Als Mädchen für alles arbeitet sie bei ihrem Bruder Sascha in einer Kneipe. Sascha hat sich in eine Jugendliche verliebt und überlässt seiner Schwester die ganze Arbeit. Einzige Abwechslung in den Alltag bringt die Nachbarin Mimi. Diese ist Künstlerin, ein Gefühlsmensch, und nimmt die Erzählerin mit zum Schwimmen, zum Radfahren und zeigt ihr das Sich-treiben-lassen und das Genießen.

Sie macht ihren wortkargen Bruder Ardil mit der Erzählerin bekannt. Diese Bekanntschaft scheint die Ablösung vom alten Leben voranzutreiben. Die Vorstellung, hier auf dem Land am Meer zu bleiben, nimmt Formen an ...

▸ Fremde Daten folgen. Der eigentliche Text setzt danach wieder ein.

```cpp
void lora_grads(const at::Tensor& x, const at::Tensor& dy, const at::Tensor& g, const at::Tensor& st, at::Tensor& ga,
                at::Tensor& gb, at::IntArrayRef splits, int64_t r, bool accumulate) {
  const int64_t ldx = check_rows_bf16(x, "x"), ldd = check_rows_bf16(dy, "dy");
  const int64_t ldg = check_rows_bf16(g, "g"), lds = check_rows_bf16(st, "st");
  check_bf16(ga, "ga");
  check_bf16(gb, "gb");
  const int64_t T = x.size(0), K = x.size(1), N = dy.size(1), n = (int64_t)splits.size(), R = n * r;
  MX_CHECK(dy.size(0) == T && g.size(0) == T && st.size(0) == T, "lora_grads: token counts differ");
  MX_CHECK(ga.size(0) == R && ga.size(1) == K && gb.size(0) == N && gb.size(1) == R, "lora_grads: grad shapes");
  MX_CHECK(T % 64 == 0 && K % 64 == 0 && r % 16 == 0 && r <= 64, "lora_grads: T, K multiples of 64, r of 16");
  std::vector<int64_t> desc;
  auto add = [&](const uint16_t* X, int64_t lx, const uint16_t* G, int64_t lg, int64_t gw, uint16_t* out, int64_t os_n,
                 int64_t os_j, int64_t Nx, int64_t jb0, int64_t JB) {
    MX_CHECK(16 * (jb0 + JB) <= gw, "lora_grads: operand tail too narrow");
    MX_CHECK(Nx % 64 == 0, "lora_grads: split sizes must be multiples of 64");
    if (JB > 1 && 16 * jb0 + 64 > gw) {
      for (int64_t j = 0; j < JB; ++j)
        desc.insert(desc.end(), {(int64_t)X, (int64_t)G, (int64_t)(out + 16 * j * os_j), lx, lg, os_n, os_j, Nx,
                                 jb0 + j, (int64_t)1});
      return;
    }
    desc.insert(desc.end(), {(int64_t)X, (int64_t)G, (int64_t)out, lx, lg, os_n, os_j, Nx, jb0, JB});
  };
  for (int64_t j0 = 0; j0 < R; j0 += 64) {
    const int64_t jb = std::min<int64_t>(4, (R - j0) / 16);
    add(bf(x), ldx, bf(g), ldg, g.size(1), bfm(ga) + j0 * K, 1, K, K, j0 / 16, jb);
  }
  int64_t off = 0;
  for (int64_t i = 0; i < n; ++i) {
    const int64_t ni = splits[i];
    add(bf(dy) + off, ldd, bf(st), lds, st.size(1), bfm(gb) + off * R + i * r, R, 1, ni, i * r / 16, r / 16);
    off += ni;
  }
  MX_CHECK(off == N, "lora_grads: splits do not sum to dy's width");
  const int np = (int)(desc.size() / 10);
  MX_CHECK(np <= 8, "lora_grads: too many problems");
  int64_t ntiles = 0;
  for (int i = 0; i < np; ++i) ntiles += desc[i * 10 + 7] / 64;
  DevGuard gd(x.device());
  const int64_t nws = mx_lora_xtg_ws((int)ntiles, (int)T);
  auto ws = at::empty({nws > 0 ? nws : 1}, x.options().dtype(at::kFloat));
  MX_OK(mx_lora_xtg(desc.data(), np, (int)T, 1.0f, accumulate ? 1 : 0, ws.data_ptr<float>(), cur_stream()));
}

struct LoraServeCall {
  int64_t M, W, ld, n_adapters, KS, R;
  const int32_t* ids;
};
static LoraServeCall check_lora_serve(const char* op, const at::Tensor& rows, const char* rows_name,
                                      const at::Tensor& ids, const at::Tensor& tab, int64_t tab_w_dim,
                                      const at::Tensor& partials, int64_t K) {
  MX_CHECK(rows.is_cuda() && rows.scalar_type() == at::kBFloat16 && rows.dim() == 2 && rows.size(0) >= 1, op, ": ",
           rows_name, " must be a bfloat16 [M, ", tab_w_dim == 2 ? "K" : "N", "] GPU tensor with M >= 1");
  MX_CHECK(rows.stride(1) == 1 && rows.stride(0) >= rows.size(1) && rows.stride(0) % 8 == 0 &&
               reinterpret_cast<uintptr_t>(rows.data_ptr()) % 16 == 0,
           op, ": ", rows_name, " must be a 16-byte aligned row-major view with a row stride that is a multiple of 8");
  LoraServeCall c{rows.size(0), rows.size(1), rows.stride(0), 0, 0, 0, nullptr};
  MX_CHECK(c.W >= 8 && c.W % 8 == 0, op, ": ", rows_name, " has ", c.W, " columns, not a positive multiple of 8");
  MX_CHECK(c.M < (int64_t(1) << 31) && c.ld < (int64_t(1) << 31), op, ": ", rows_name, " is too large");
  c.ids = check_rows_i32(ids, rows.device(), c.M, op, "ids");
  MX_CHECK(c.ids != nullptr, op, ": ids");
  MX_CHECK(tab.device() == rows.device() && tab.scalar_type() == at::kBFloat16 && tab.is_contiguous() &&
               tab.dim() == 3 && tab.size(0) >= 1 && tab.size(tab_w_dim) == c.W,
           op, ": the table must be a contiguous bfloat16 ", tab_w_dim == 2 ? "[n_adapters, R, K]" : "[n_adapters, N, r_max]",
           " tensor on ", rows_name, "'s device whose ", tab_w_dim == 2 ? "K" : "N", " is ", c.W);
  c.n_adapters = tab.size(0);
  c.KS = mx_lora_serve_ksplits((int)(tab_w_dim == 2 ? c.W : K));
  MX_CHECK(partials.device() == rows.device() && partials.scalar_type() == at::kFloat && partials.is_contiguous() &&
               partials.dim() == 3 && partials.size(0) == c.KS && partials.size(1) == c.M,
           op, ": partials must be a contiguous float32 [", c.KS, ", ", c.M, ", R] tensor on ", rows_name, "'s device");
  c.R = partials.size(2);
  return c;
}

void lora_gather_shrink(const at::Tensor& x, const at::Tensor& ids, const at::Tensor& a_tab, at::Tensor partials) {
  const LoraServeCall c = check_lora_serve("lora_gather_shrink", x, "x", ids, a_tab, 2, partials, 0);
  MX_CHECK(a_tab.size(1) == c.R && c.R % 8 == 0 && c.R >= 8 && c.R <= 192, "lora_gather_shrink: A_tab holds ",
           a_tab.size(1), " rows per adapter and partials ", c.R, "; both must be n_splits * r_max <= 192");
  DevGuard g(x.device());
  MX_OK(mx_lora_gather_shrink(bf(x), c.ld, c.ids, bf(a_tab), partials.data_ptr<float>(), (int)c.M, (int)c.W, (int)c.R,
                              (int)c.n_adapters, cur_stream()));
}

void lora_gather_expand_add_(at::Tensor y, const at::Tensor& partials, const at::Tensor& ids, const at::Tensor& b_tab,
                             const at::Tensor& s_tab, at::IntArrayRef splits, int64_t K) {
  const char* op = "lora_gather_expand_add_";
  MX_CHECK(K >= 8 && K % 8 == 0 && K < (int64_t(1) << 31), op, ": K must be a positive multiple of 8");
  const LoraServeCall c = check_lora_serve(op, y, "y", ids, b_tab, 1, partials, K);
  const int64_t r_max = b_tab.size(2), ns = (int64_t)splits.size();
  MX_CHECK(r_max == 8 || r_max == 16 || r_max == 32 || r_max == 64, op, ": r_max must be 8, 16, 32 or 64, got ", r_max);
  MX_CHECK(ns >= 1 && ns <= 3, op, ": 1 to 3 splits, got ", ns);
  int sp[3] = {0, 0, 0};
  int64_t sum = 0;
  for (int64_t i = 0; i < ns; ++i) {
    MX_CHECK(splits[i] >= 8 && splits[i] % 8 == 0, op, ": every split must be a positive multiple of 8, got ", splits[i]);
    sp[i] = (int)splits[i];
    sum += splits[i];
  }
  MX_CHECK(sum == c.W, op, ": the splits sum to ", sum, ", y has ", c.W, " columns");
  MX_CHECK(c.R == ns * r_max, op, ": partials hold ", c.R, " columns, expected n_splits * r_max = ", ns * r_max);
  MX_CHECK(s_tab.device() == y.device() && s_tab.scalar_type() == at::kFloat && s_tab.is_contiguous() &&
               s_tab.dim() == 1 && s_tab.size(0) == c.n_adapters,
           op, ": s_tab must be a contiguous float32 [n_adapters] tensor on y's device");
  DevGuard g(y.device());
  MX_OK(mx_lora_gather_expand_add(bfm(y), c.ld, partials.data_ptr<float>(), c.ids, bf(b_tab), s_tab.data_ptr<float>(),
                                  (int)c.M, (int)c.W, (int)c.KS, (int)r_max, sp, (int)ns, (int)c.n_adapters,
                                  cur_stream()));
}

TORCH_LIBRARY(mxllm, m) {
  m.def("rmsnorm_fwd(Tensor x, Tensor? res, Tensor w, float eps, int out_pad=0) -> (Tensor, Tensor, Tensor)");
  m.def("rmsnorm_bwd(Tensor dy, Tensor x, Tensor w, Tensor rstd, Tensor? dres, bool need_dw, int out_pad=0) -> (Tensor, Tensor)");
  m.def("segmented_mean(Tensor codes, Tensor offsets) -> Tensor");
  m.def("copy2d_batched(Tensor desc, int total_blocks) -> ()");
  m.def("transpose2d(Tensor x, Tensor? scale=None) -> Tensor");
  m.def("gemm8(Tensor a, bool a_kc, Tensor b, bool b_kc, Tensor(a!) out, float beta, Tensor? alpha_t=None, float alpha=1.0, int ph=8) -> bool");
  m.def("prefetch(Tensor t, int wgs) -> ()");
  m.def("cu_masked_stream(int device, int[] mask) -> int", &cu_masked_stream);
  m.def("gemm8_stamps() -> Tensor", &gemm8_stamps);
  m.def("gemm8_tail(Tensor a, bool a_kc, Tensor b, bool b_kc, Tensor(a!) out, int at, bool rows=False, int ph=4, Tensor(b!)? sq=None) -> bool");
  m.def("gemm8_rope(Tensor x, Tensor w, Tensor cos, Tensor sin, int B, int S, int Hq, int Hkv, Tensor(a!) q, Tensor(b!) k, Tensor(c!) v) -> bool");
  m.def("gemm8_rope_tail(Tensor x, Tensor w, Tensor cos, Tensor sin, int B, int S, int Hq, int Hkv, Tensor(a!) q, Tensor(b!) k, Tensor(c!) v, int at) -> bool");
  m.def("gemm8_swiglu(Tensor x, Tensor w, Tensor(a!) gu, Tensor(b!) m) -> bool");
  m.def("gemm8_sq(Tensor a, bool a_kc, Tensor b, bool b_kc, Tensor(a!) out, Tensor(b!) sq, Tensor? alpha_t=None, float alpha=1.0) -> bool");
  m.def("gemm8_swiglu_bwd(Tensor dy, Tensor w, Tensor gu, Tensor(a!) dgu, Tensor(b!)? m=None) -> bool");
  m.def("sqnorm(Tensor x) -> Tensor");
  m.def("swiglu_fwd(Tensor gu, int out_pad=0) -> Tensor");
  m.def("swiglu_bwd(Tensor dm, Tensor gu, int out_pad=0) -> Tensor");
  m.def("swiglu_bwd_m(Tensor dm, Tensor gu) -> Tensor[]");
  m.def("adamw_step(Tensor(a!)? master, Tensor(e!) grad, Tensor(b!) m, Tensor(c!) v, Tensor(d!)? lowp, Tensor(f!)? lo, float lr, float b1, float b2, float eps, float wd, float bc1, float bc2, Tensor? scale_t, float scale_f, bool zero_grad=False) -> ()");
  m.def("split_master(Tensor x, Tensor(a!) hi, Tensor(b!) lo) -> ()");
  m.def("join_master(Tensor hi, Tensor lo, Tensor(a!) out) -> ()");
  m.def("embedding_fwd(Tensor ids, Tensor w) -> Tensor");
  m.def("embedding_bwd(Tensor dy, Tensor ids, int V) -> Tensor");
  m.def("embedding_bwd_sorted(Tensor dy, Tensor sid, Tensor perm, Tensor(a!) out) -> ()");
  m.def("ce_fwd_bwd(Tensor(a!) logits, Tensor labels, int ignore_index) -> (Tensor, Tensor)");
  m.def("ce_inv_count(Tensor labels, int ignore_index, int vocab) -> Tensor");
  m.def("ce_chunk(Tensor(a!) logits, Tensor labels, int ignore_index, Tensor inv_n) -> Tensor");
  m.def("ce_chunk_f32(Tensor logits, Tensor(a!) dl, Tensor labels, int ignore_index, Tensor inv_n) -> Tensor");
  m.def("rope_split(Tensor qkv, Tensor cos, Tensor sin, int B, int S, int Hq, int Hkv, int D, Tensor? positions=None) -> (Tensor, Tensor, Tensor)");
  m.def("rope_merge_bwd(Tensor dq, Tensor dkp, Tensor dvp, Tensor cos, Tensor sin, int B, int S, int Hq, int Hkv, int D, int out_pad=0) -> Tensor");
  m.def("attn_fwd(Tensor q, Tensor k, Tensor v, bool causal, float scale, int out_pad=0) -> (Tensor, Tensor)");
  m.def("rope_append(Tensor qkv, Tensor cos, Tensor sin, Tensor pos, Tensor? slots, Tensor(a!) k_cache, Tensor(b!) v_cache, int Hq, int Hkv, int D, Tensor? block_table=None) -> Tensor");
  m.def("decode_attn(Tensor q, Tensor k_cache, Tensor v_cache, Tensor lens, Tensor? slots, int max_len, float scale, int len_off=0, Tensor? block_table=None, Tensor? counters=None) -> Tensor");
  m.def("decode_attn_partials(Tensor q, Tensor k_cache, Tensor v_cache, Tensor lens, Tensor? slots, int max_len, float scale, int len_off=0, Tensor? block_table=None) -> (Tensor, Tensor)");
  m.def("prefill_attn_paged(Tensor q, Tensor k_cache, Tensor v_cache, Tensor block_table, Tensor segs, float scale, Tensor? out=None) -> Tensor");
  m.def("kv8_quant_rows(Tensor x) -> (Tensor, Tensor)");
  m.def("rope_append_kv8(Tensor qkv, Tensor cos, Tensor sin, Tensor pos, Tensor? slots, Tensor(a!) k_codes, Tensor(b!) k_scale, Tensor(c!) v_codes, Tensor(d!) v_scale, int Hq, int Hkv, Tensor? block_table=None) -> Tensor");
  m.def("decode_attn_kv8(Tensor q, Tensor k_codes, Tensor k_scale, Tensor v_codes, Tensor v_scale, Tensor lens, Tensor? slots, int max_len, float scale, int len_off=0, Tensor? block_table=None) -> Tensor");
  m.def("verify_attn(Tensor q, Tensor k_cache, Tensor v_cache, Tensor lens, Tensor nq, Tensor? slots, int n, int max_len, float scale, Tensor? block_table=None, Tensor? out=None) -> Tensor");
  m.def("verify_attn_kv8(Tensor q, Tensor k_codes, Tensor k_scale, Tensor v_codes, Tensor v_scale, Tensor lens, Tensor nq, Tensor? slots, int n, int max_len, float scale, Tensor? block_table=None, Tensor? out=None) -> Tensor");
  m.def("spec_accept(Tensor drawn, Tensor tokens, Tensor nq) -> Tensor");
  m.def("skinny_merge_linear(Tensor ml, Tensor po, Tensor w) -> Tensor");
  m.def("sample(Tensor logits, float temperature, int seed, int step) -> Tensor");
  m.def("sample_rows(Tensor logits, Tensor temps, Tensor top_p, Tensor top_k, Tensor seeds, Tensor steps) -> Tensor");
  m.def("sample_temp_rows(Tensor logits, Tensor temps, Tensor seeds, Tensor steps) -> Tensor");
  m.def("logits_adjust_rows(Tensor logits, Tensor? state, Tensor slots, Tensor presence, Tensor frequency, "
        "Tensor repetition, Tensor? bias) -> Tensor");
  m.def("token_state_update(Tensor(a!) state, Tensor slots, Tensor ids) -> ()");
  m.def("logprob_rows(Tensor logits, Tensor ids, Tensor n_top) -> (Tensor, Tensor, Tensor)");
  m.def("w8_linear(Tensor x, Tensor q, Tensor scale) -> Tensor");
  m.def("skinny_linear(Tensor x, Tensor w) -> Tensor");
  m.def("skinny_linear_swiglu(Tensor x, Tensor w) -> Tensor");
  m.def("skinny_qkv_rope(Tensor h, Tensor? delta, Tensor? gamma, float eps, Tensor w, Tensor cos, Tensor sin, Tensor pos, Tensor? slots, Tensor(a!) k_cache, Tensor(b!) v_cache, int Hq, int Hkv, Tensor? block_table=None) -> (Tensor, Tensor)");
  m.def("skinny_norm_linear(Tensor h, Tensor? delta, Tensor gamma, float eps, Tensor w, bool swiglu) -> (Tensor, Tensor)");
  m.def("w8_dequant(Tensor q, Tensor scale) -> Tensor");
  m.def("w4_linear(Tensor x, Tensor codes, Tensor scales, int stream_m) -> Tensor");
  m.def("w4_dequant(Tensor codes, Tensor scales) -> Tensor");
  m.def("quant_rows_e4m3(Tensor x) -> (Tensor, Tensor)");
  m.def("lora_xwt(Tensor x, Tensor v, Tensor(a!) out, float alpha, int rows=0) -> ()");
  m.def("swiglu_lora(Tensor? dm, Tensor gu, int pad, Tensor v, int nrb, float alpha) -> Tensor");
  m.def("lora_grads(Tensor x, Tensor dy, Tensor g, Tensor st, Tensor(a!) ga, Tensor(b!) gb, int[] splits, int r, bool accumulate) -> ()");
  m.def("lora_gather_shrink(Tensor x, Tensor ids, Tensor a_tab, Tensor(a!) partials) -> ()");
  m.def("lora_gather_expand_add_(Tensor(a!) y, Tensor partials, Tensor ids, Tensor b_tab, Tensor s_tab, int[] splits, int K) -> ()");
  m.def("attn_bwd(Tensor dout, Tensor q, Tensor k, Tensor v, Tensor o, Tensor lse, bool causal, float scale, int dq_mode=3, Tensor? dq_out=None, Tensor? dk_out=None, Tensor? dv_out=None) -> (Tensor, Tensor, Tensor)");
  m.def("attn_bwd_rope(Tensor dout, Tensor q, Tensor k, Tensor v, Tensor o, Tensor lse, bool causal, float scale, Tensor cos, Tensor sin, int out_pad=0) -> Tensor");
}

TORCH_LIBRARY_IMPL(mxllm, CUDA, m) {
  m.impl("rmsnorm_fwd", &rmsnorm_fwd);
  m.impl("rmsnorm_bwd", &rmsnorm_bwd);
  m.impl("segmented_mean", &segmented_mean);
  m.impl("copy2d_batched", &copy2d_batched);
  m.impl("transpose2d", &transpose2d);
  m.impl("gemm8", &gemm8);
  m.impl("gemm8_tail", &gemm8_tail);
  m.impl("gemm8_rope", &gemm8_rope);
  m.impl("gemm8_rope_tail", &gemm8_rope_tail);
  m.impl("gemm8_swiglu", &gemm8_swiglu);
  m.impl("gemm8_sq", &gemm8_sq);
  m.impl("gemm8_swiglu_bwd", &gemm8_swiglu_bwd);
  m.impl("ce_inv_count", &ce_inv_count);
  m.impl("ce_chunk", &ce_chunk);
  m.impl("ce_chunk_f32", &ce_chunk_f32);
  m.impl("prefetch", &prefetch);
  m.impl("sqnorm", &sqnorm);
  m.impl("swiglu_fwd", &swiglu_fwd);
  m.impl("swiglu_bwd", &swiglu_bwd);
  m.impl("swiglu_bwd_m", &swiglu_bwd_m);
  m.impl("adamw_step", &adamw_step);
  m.impl("split_master", &split_master);
  m.impl("join_master", &join_master);
  m.impl("embedding_fwd", &embedding_fwd);
  m.impl("embedding_bwd", &embedding_bwd);
  m.impl("embedding_bwd_sorted", &embedding_bwd_sorted);
  m.impl("ce_fwd_bwd", &ce_fwd_bwd);
  m.impl("rope_split", &rope_split);
  m.impl("rope_merge_bwd", &rope_merge_bwd);
  m.impl("attn_fwd", &attn_fwd);
  m.impl("attn_bwd", &attn_bwd);
  m.impl("attn_bwd_rope", &attn_bwd_rope);
  m.impl("rope_append", &rope_append);
  m.impl("decode_attn_partials", &decode_attn_partials);
  m.impl("skinny_merge_linear", &skinny_merge_linear);
  m.impl("decode_attn", &decode_attn);
  m.impl("prefill_attn_paged", &prefill_attn_paged);
  m.impl("kv8_quant_rows", &kv8_quant_rows);
  m.impl("rope_append_kv8", &rope_append_kv8);
  m.impl("decode_attn_kv8", &decode_attn_kv8);
  m.impl("spec_accept", &spec_accept);
  m.impl("verify_attn", &verify_attn);
  m.impl("verify_attn_kv8", &verify_attn_kv8);
  m.impl("sample", &sample);
  m.impl("sample_rows", &sample_rows);
  m.impl("sample_temp_rows", &sample_temp_rows);
  m.impl("logits_adjust_rows", &logits_adjust_rows);
  m.impl("token_state_update", &token_state_update);
  m.impl("logprob_rows", &logprob_rows);
  m.impl("w8_linear", &w8_linear);
  m.impl("skinny_linear", &skinny_linear);
  m.impl("skinny_linear_swiglu", &skinny_linear_swiglu);
  m.impl("skinny_qkv_rope", &skinny_qkv_rope);
  m.impl("skinny_norm_linear", &skinny_norm_linear);
  m.impl("w8_dequant", &w8_dequant);
  m.impl("w4_linear", &w4_linear);
  m.impl("w4_dequant", &w4_dequant);
  m.impl("quant_rows_e4m3", &quant_rows_e4m3);
  m.impl("lora_xwt", &lora_xwt);
  m.impl("swiglu_lora", &swiglu_lora);
  m.impl("lora_grads", &lora_grads);
  m.impl("lora_gather_shrink", &lora_gather_shrink);
  m.impl("lora_gather_expand_add_", &lora_gather_expand_add_);
}
```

Judith Hermann erzählt die Geschichte der Ablösung und des Neubeginns in knappen, präzisen Sätzen. Die notwendige Rückbesinnung der Erzählerin schafft erst die Basis für den Neuanfang. Noch zögert die Frau in diesem Roman, glaubt nicht an das erneute Wurzelnschlagen. Doch mit dem innerlichen Ankommen am neuen Ort wird sie stärker und lässt nicht mehr alles einfach passieren; sie erhält als Mensch Form und Struktur. Das ist unglaublich stark und beeindruckend erzählt. Gerade die nüchternen Sätze verstärken den Eindruck des Geschehens: Die Andeutungen, die nicht ganz fertig beschriebenen Ereignisse, lassen viel Raum für wichtige Kleinigkeiten und tragen zur Wirkung des Geschilderten bei.

Fazit

Eine Frau blickt auf ihr bisheriges Leben zurück und kommt langsam in ihrer Gegenwart an. Direkt und sparsam, doch intensiv erzählt Judith Hermann von dieser Frau und ihrem Leben, wo sie endlich ihren Platz gefunden zu haben scheint. Gerade weil die Autorin ganz präzise, ohne viel Aufhebens formuliert, bleibt viel Raum für das eigentliche, unterschwellige Geschehen.